According to the villagers, a few days before the incident, activists of the JUI and SSP also made a public funds collection drive in the area for Jihad in the district. After the incidents, local police raided the houses of various suspects, but a group of religious zealots mobbed the local police station and chanted slogans against the police and in favor of Jihad. The villagers also said that the families of the victims have been threatened not to pursue the case.
Local police claimed that Inspectors Ghulam Nabi and Ghulam Ali received injuries from crossfire during the raid on the suspects’ homes. When asked why the Police Picket (the police post installed in the village for the security of residents) was not staffed on the day of the terrorist event – which otherwise, according to residents, used to be posted in the town – he said due to Eid-ul-Zuha holidays, the personnel were home. We asked a police official which religious organizations are active in the town. JUI and SSP, he replied. We told him that SSP is a banned outfit. He kept silent.
According to the police, they charged Ehsan Bhayo, Abdul Ghani, Abdul Lateef, Abdul Rauf and others under sections 353, 302, and 324 of the Criminal Procedure Code of Pakistan.

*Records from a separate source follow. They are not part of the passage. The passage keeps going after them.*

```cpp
static int create_order_state(rt_ctx *ctx)
{
    FrameArgs &fa = ctx->fa;
    const uint32_t flags = ctx->cfg.flags;
    if (!(flags & (RT_FLAG_SIMPLE | RT_FLAG_STATIC_ORDER)) && fa.n_tiles > 0 && fa.n_tiles <= RT_ORD_MAX_TILES) {
        fa.ord_stride = (RT_ORD_HDR + 17u * fa.n_tiles + 15u) & ~15u;
        if (int rc = device_table(ctx->d_order, nullptr, sizeof(uint32_t) * (3u * (size_t) fa.ord_stride + fa.n_tiles), "order")) return rc;
        fa.order_state = ctx->d_order;
        if (hipHostMalloc((void **) &ctx->h_listed.p, 64, hipHostMallocMapped | hipHostMallocPortable) == hipSuccess) {
            ctx->h_listed[0] = 0;
            ctx->h_listed[1] = 0;
            ctx->h_listed[2] = 0xFFFFFFFFu;
            if (hipHostGetDevicePointer((void **) &fa.ord_host, ctx->h_listed, 0) != hipSuccess) {
                ctx->h_listed.reset();
                fa.ord_host = nullptr;
            }
        } else {
            ctx->h_listed.p = nullptr;
            (void) hipGetLastError();
        }
    }
    if (!(flags & RT_FLAG_SIMPLE) && fa.all_cullable && fa.n_tiles > 0) {
        if (int rc = device_table(ctx->d_tiles, nullptr, sizeof(uint32_t) * fa.n_tiles, "tile state")) return rc;
        fa.tile_state = ctx->d_tiles;
    }
    ctx->zero_counters = std::getenv("MI355RT_DEBUG_COUNTERS") != nullptr;
    if (ctx->zero_counters) {
// ... 99 lines not shown
}

static int timer_end(rt_ctx *ctx, hipStream_t stream, float *ms)
{
    if (!ms) return RT_OK;
    RT_HIP(hipEventRecord(ctx->ev1, stream));
    RT_HIP(hipEventSynchronize(ctx->ev1));
    RT_HIP(hipEventElapsedTime(ms, ctx->ev0, ctx->ev1));
    return RT_OK;
}

static void choose_schedule(rt_ctx *ctx, FrameArgs &fa)
{
    if (ctx->lean_ok && ctx->h_listed && ctx->lean_force == 0) {
        const uint32_t tiles = ((volatile uint32_t *) ctx->h_listed.p)[2];
        if (ctx->lean_now ? (uint64_t) tiles * 100u < (uint64_t) ctx->wg_slots * 62u : (uint64_t) tiles * 100u >= (uint64_t) ctx->wg_slots * 66u) ctx->lean_now = !ctx->lean_now;
    } else {
        ctx->lean_now = ctx->lean_force >= 0;
    }
    static const bool debug_order = std::getenv("MI355RT_DEBUG_ORDER") != nullptr;
    if (debug_order && ctx->h_listed)
        std::fprintf(stderr, "mi355rt: frame %llu: tiles with hits %u, list slots wanted %u, census %u, schedule %s\n", (unsigned long long) ctx->frame, ((volatile uint32_t *) ctx->h_listed.p)[2],
                     ((volatile uint32_t *) ctx->h_listed.p)[0], ((volatile uint32_t *) ctx->h_listed.p)[1], ctx->lean_now ? "lean" : "general");
    fa.lean = (ctx->lean_ok && ctx->lean_now && !fa.sparse) ? 1u : 0u;
}

static int rotate_launch_order(rt_ctx *ctx, FrameArgs &fa, hipStream_t stream)
{
    fa.ord_read = (uint32_t) (ctx->frame % 3u);
    fa.ord_write = (uint32_t) ((ctx->frame + 1u) % 3u);
    fa.ord_zero = (uint32_t) ((ctx->frame + 2u) % 3u);
    uint32_t cap = fa.n_tiles;
    if (ctx->h_listed) {
        const uint32_t seen = ((volatile uint32_t *) ctx->h_listed.p)[0], census = ((volatile uint32_t *) ctx->h_listed.p)[1];
        const uint64_t want = (uint64_t) seen + seen / 4u + 64u;
        if (want < cap) cap = (uint32_t) want;
        const uint64_t with_hits = (uint64_t) census * 16u;
        const uint64_t slots = ctx->wg_slots ? ctx->wg_slots : 1536u;
        const bool too_many = ctx->ord_on ? with_hits * 3u >= slots * 16u : with_hits >= slots * 4u;
        const bool too_dense = ctx->ord_on ? with_hits * 4u >= fa.n_tiles : with_hits * 5u >= fa.n_tiles;
        ctx->ord_on = !(too_many || too_dense);
    }
    fa.ord_cap = cap;
    fa.ord_on = ctx->ord_on ? 1u : 0u;
    fa.ord_split = (fa.sparse || fa.lean) ? 0u : ctx->ord_split;
    fa.ord_frame = (uint32_t) (ctx->frame % 0xFFFFFFF0ull) + 1u;
    if (fa.ord_frame == 1u && ctx->frame != 0u)
        RT_HIP(hipMemsetAsync(fa.order_state + 3u * (size_t) fa.ord_stride, 0, sizeof(uint32_t) * fa.n_tiles, stream));
    ctx->frame++;
    return RT_OK;
}

static int render_impl(rt_ctx *ctx, const double cam[16], void *dev_fb, void *stream_, float *ms, bool sparse, uint32_t sparse_cap)
{
    hipStream_t stream = (hipStream_t) stream_;
    FrameArgs &fa = ctx->fa;
    const bool ss = ctx->ssaa > 1u && !ctx->adaptive;
// ... 450 lines not shown
    a.coefs = dev->coefs;
    a.reflection = dev->reflection;
    a.albedo = dev->albedo;
    a.light_p = dev->light_p;
    a.light_color = dev->light_color;
    a.n_obj = fa.n_obj;
    a.n_lights = fa.n_lights;
    a.n_us = fa.n_us;
    a.n_gq = fa.n_gq;
    a.n_lin = fa.n_lin;
    a.off_us = fa.off_us;
    a.off_gq = fa.off_gq;
    a.off_lin = fa.off_lin;
    a.off_mat = fa.off_mat;
    a.has_mirror = fa.has_mirror;
    const hipError_t e = rt_launch_set_scene(&a, stream);
    if (e != hipSuccess) return fail(RT_ERR_DEVICE, "%s: kernel launch failed: %s", who, hipGetErrorString(e));
    return order_end(ctx, stream, capturing);
}

extern "C" int rt_set_scene(rt_ctx *ctx, const rt_scene_update *dev, void *stream)
{
    if (!ctx || !dev) return fail(RT_ERR_INVALID, "rt_set_scene: null argument");
    if (int rc = set_scene_check("rt_set_scene", ctx, dev)) return rc;
    return set_scene_enqueue("rt_set_scene", ctx, dev, (hipStream_t) stream);
}

extern "C" int rt_set_scene_host(rt_ctx *ctx, const rt_scene_update *host, void *stream_)
{
    if (!ctx || !host) return fail(RT_ERR_INVALID, "rt_set_scene_host: null argument");
// ... 251 lines not shown
```

cuda-ray-tracer_amd/csrc/rt_frame_host.hpp:

```cpp
#ifndef RT_FRAME_HOST_HPP
#define RT_FRAME_HOST_HPP

#include <algorithm>
#include <cmath>
#include <cstring>
#include <vector>

#include "rt_math.hpp"
#include "rt_scene_dev.h"

namespace rtf {

inline void camera_tables(uint32_t nx, uint32_t ny, double aspect, double tan_half_fov, std::vector<double> &cx, std::vector<double> &cy)
{
    cx.resize(nx);
    cy.resize(ny);
    for (uint32_t x = 0; x < nx; x++) {
        const double ndc_x = ((int) x + 0.5) / (int) nx;
        cx[x] = (2.0 * ndc_x - 1.0) * aspect * tan_half_fov;
    }
    for (uint32_t y = 0; y < ny; y++) {
        const double ndc_y = ((int) y + 0.5) / (int) ny;
        cy[y] = (2.0 * ndc_y - 1.0) * tan_half_fov;
    }
// ... 30 lines not shown
    }
    fa.cx_a = 2.0 * fa.aspect * fa.tan_half_fov / (double) fa.width;
    fa.cx_b = (1.0 / (double) fa.width - 1.0) * fa.aspect * fa.tan_half_fov;
    fa.cy_a = 2.0 * fa.tan_half_fov / (double) fa.height;
    fa.cy_b = (1.0 / (double) fa.height - 1.0) * fa.tan_half_fov;
    if (!(fa.cx_a > 0.0) || !(fa.cy_a > 0.0) || !std::isfinite(fa.cx_a) || !std::isfinite(fa.cy_a)) fa.tile_planes_ok = 0;
}

inline int64_t halo_global_row(uint32_t h, uint32_t band_rows, uint32_t world, uint32_t rank, uint32_t local_rows)
{
    const uint32_t b = h >> 1, rows = std::min(band_rows, local_rows - b * band_rows);
    const int64_t g0 = ((int64_t) b * world + rank) * band_rows;
    return (h & 1u) ? g0 + rows : g0 - 1;
}

}

#endif
```

cuda-ray-tracer_amd/csrc/rt_scene_dev.h:

```cpp
#ifndef RT_SCENE_DEV_H
#define RT_SCENE_DEV_H

#include <stddef.h>
#include <stdint.h>

enum {
    K_X3 = 0, K_Y3, K_Z3, K_X2Y, K_XY2, K_X2Z, K_XZ2, K_Y2Z, K_YZ2, K_XYZ,
    K_X2, K_Y2, K_Z2, K_XY, K_XZ, K_YZ,
    K_X, K_Y, K_Z, K_C
};

#define RT_CLS_CUBIC 1u
#define RT_CLS_SQUARE 2u
#define RT_CLS_CROSS 4u
#define RT_CLS_UNITSQ 8u

struct alignas(16) DevObject {
    double c[20];
    float albedo[3];
    float refl;
    uint32_t cls;
    uint32_t pad[3];
    double bs_center[3];
    double bs_radius;
// ... 77 lines not shown
    uint32_t *ord_host;
    uint32_t ord_stride, ord_read, ord_write, ord_zero;
    uint32_t ord_cap;
    uint32_t ord_on;
    uint32_t ord_plain;
    uint32_t ord_frame;
    uint32_t ord_split;
    uint32_t *tile_state;
    uint32_t frame_tag;
    uint32_t n_scan;
    uint32_t lean;
    double cub_rec[4][10];
    double cub_abs[4][4];
    uint32_t lights_plain;
    uint32_t pt_mask[2];
};

#define RT_CUB_AT_MAX 4
#define RT_CUB_REC 10
static_assert(offsetof(FrameArgs, cub_abs) == offsetof(FrameArgs, cub_rec) + sizeof(double) * 4 * RT_CUB_REC, "cub_abs directly behind cub_rec");
#define RT_TILE 16
#define RT_SCAN_TILES 64
#define RT_PAINT_TILES 16
#define RT_ORD_SPLIT_CLASSES 8u
#define RT_ORD_HDR 32
#define RT_ORD_MAX_TILES 262144u

#endif
```

cuda-ray-tracer_amd/csrc/rt_wavefront.hip:

```cpp
#include <hip/hip_runtime.h>
#include <cstdlib>

#include "rt_launch.h"
#include "rt_math.hpp"
#include "rt_scene_dev.h"
#include "rt_wavefront_math.hpp"

#ifndef RT_VARIANT
#error "define RT_VARIANT=strict|fast"
#endif

namespace RT_SYM(rtw) {

using namespace rtm;

#define RT_LOAD_LIGHTK(lk, l) \
    LightK lk; \
    lk.p[0] = clight[l].p[0]; lk.p[1] = clight[l].p[1]; lk.p[2] = clight[l].p[2]; \
    lk.sdir[0] = clight[l].sdir[0]; lk.sdir[1] = clight[l].sdir[1]; lk.sdir[2] = clight[l].sdir[2]; \
    lk.u2 = clight[l].u2; lk.inv_uu = clight[l].inv_uu; lk.len_u = clight[l].len_u; lk.four_u2 = clight[l].four_u2; \
    lk.s_yz = clight[l].s_yz; lk.s_xz = clight[l].s_xz; lk.s_xy = clight[l].s_xy; \
    lk.color[0] = clight[l].color[0]; lk.color[1] = clight[l].color[1]; lk.color[2] = clight[l].color[2]; \
    lk.flags = clight[l].flags;
typedef const __attribute__((address_space(4))) LightK *ConstLights;
// ... 334 lines not shown
                for (uint32_t c = 0; c < ORD_CLASSES; c++) count = c == k ? oh.cnt[c] : count;
                if (pos < count && ord_last_position(oh, ord_first(oh, k) + pos) < n_eff && ord_rd[RT_ORD_HDR + (1u + k) * n_tiles + pos] == t) st = ST_COVERED;
            }
        }
        uint32_t expect = old;
        __hip_atomic_compare_exchange_strong(tile_state + t, &expect, (tag << ST_BITS) | st, __ATOMIC_RELAXED, __ATOMIC_RELAXED,
                                             __HIP_MEMORY_SCOPE_AGENT);
    }
    if (lane == 0) {
        const uint32_t first = blockIdx.x * RT_SCAN_TILES + wave * 16u;
        const uint32_t nt = first >= n_tiles ? 0u : (n_tiles - first < 16u ? n_tiles - first : 16u);
        cnt.cull(C_TILE, (unsigned long long) nt * n_us);
    }
}

__device__ __forceinline__ void paint_tiles(const FrameArgs &fa, uint32_t *tile_state, uint32_t tag, uint32_t n_tiles, void *fb, const F3 &bg, uint32_t block,
                                            uint32_t wave, uint32_t lane)
{
    const uint32_t sub = lane >> 4, j0 = lane & 15u;
    const uint32_t t = block * RT_PAINT_TILES + wave * 4u + sub;
    const bool tv = t < n_tiles;
    uint32_t v = (tag << ST_BITS) | ST_NONEMPTY;
    if (j0 == 0 && tv) v = tile_word_wait(tile_state + t, tag, tile_word_load(tile_state + t));
    const unsigned long long em = __ballot(j0 == 0 && tv && (v & ST_MASK) == ST_EMPTY);
    if (!((em >> (16u * sub)) & 1ull)) return;
    const uint32_t tile_x = t % fa.tiles_x, tile_y = t / fa.tiles_x;
    const uint32_t x = tile_x * RT_TILE + j0, y0l = tile_y * RT_TILE;
    if (x >= fa.width) return;
    if (fa.rgba8) {
        uchar4 px;
        px.x = (unsigned char) (int) (bg.x * 255.0f + 0.5f);
        px.y = (unsigned char) (int) (bg.y * 255.0f + 0.5f);
        px.z = (unsigned char) (int) (bg.z * 255.0f + 0.5f);
        px.w = 255;
        uchar4 *dst = reinterpret_cast<uchar4 *>(fb) + (size_t) y0l * fa.width + x;
#pragma unroll
        for (uint32_t row = 0; row < RT_TILE; row++)
            if (y0l + row < fa.local_rows) dst[(size_t) row * fa.width] = px;
    } else {
        const float4 px = make_float4(bg.x, bg.y, bg.z, 1.0f);
        float4 *dst = reinterpret_cast<float4 *>(fb) + (size_t) y0l * fa.width + x;
#pragma unroll
        for (uint32_t row = 0; row < RT_TILE; row++)
            if (y0l + row < fa.local_rows) dst[(size_t) row * fa.width] = px;
    }
}
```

The deputy inspector general of Sindh Police Larkana zone, Sain Rakhyo Mirani, said in an interview by a Sindhi daily Sham (newspaper) that the incident was part of a series of harassment activities against Hindus in Sindh.
The incident of Chak was probably the first of its kind in Sindh after the creation of Pakistan, which is indicative of inroads by the Taliban in the province. The incident suggests that the security establishment of Pakistan wants to Talibanize Sindh. It is appropriately feared by the people that Talbanization of Sindh would further destabilize South Asia. We called for a protest against the incident that was well received and thousands took to the street in Sindh. The time has come that the international community and the world citizenry need to think about Sindh!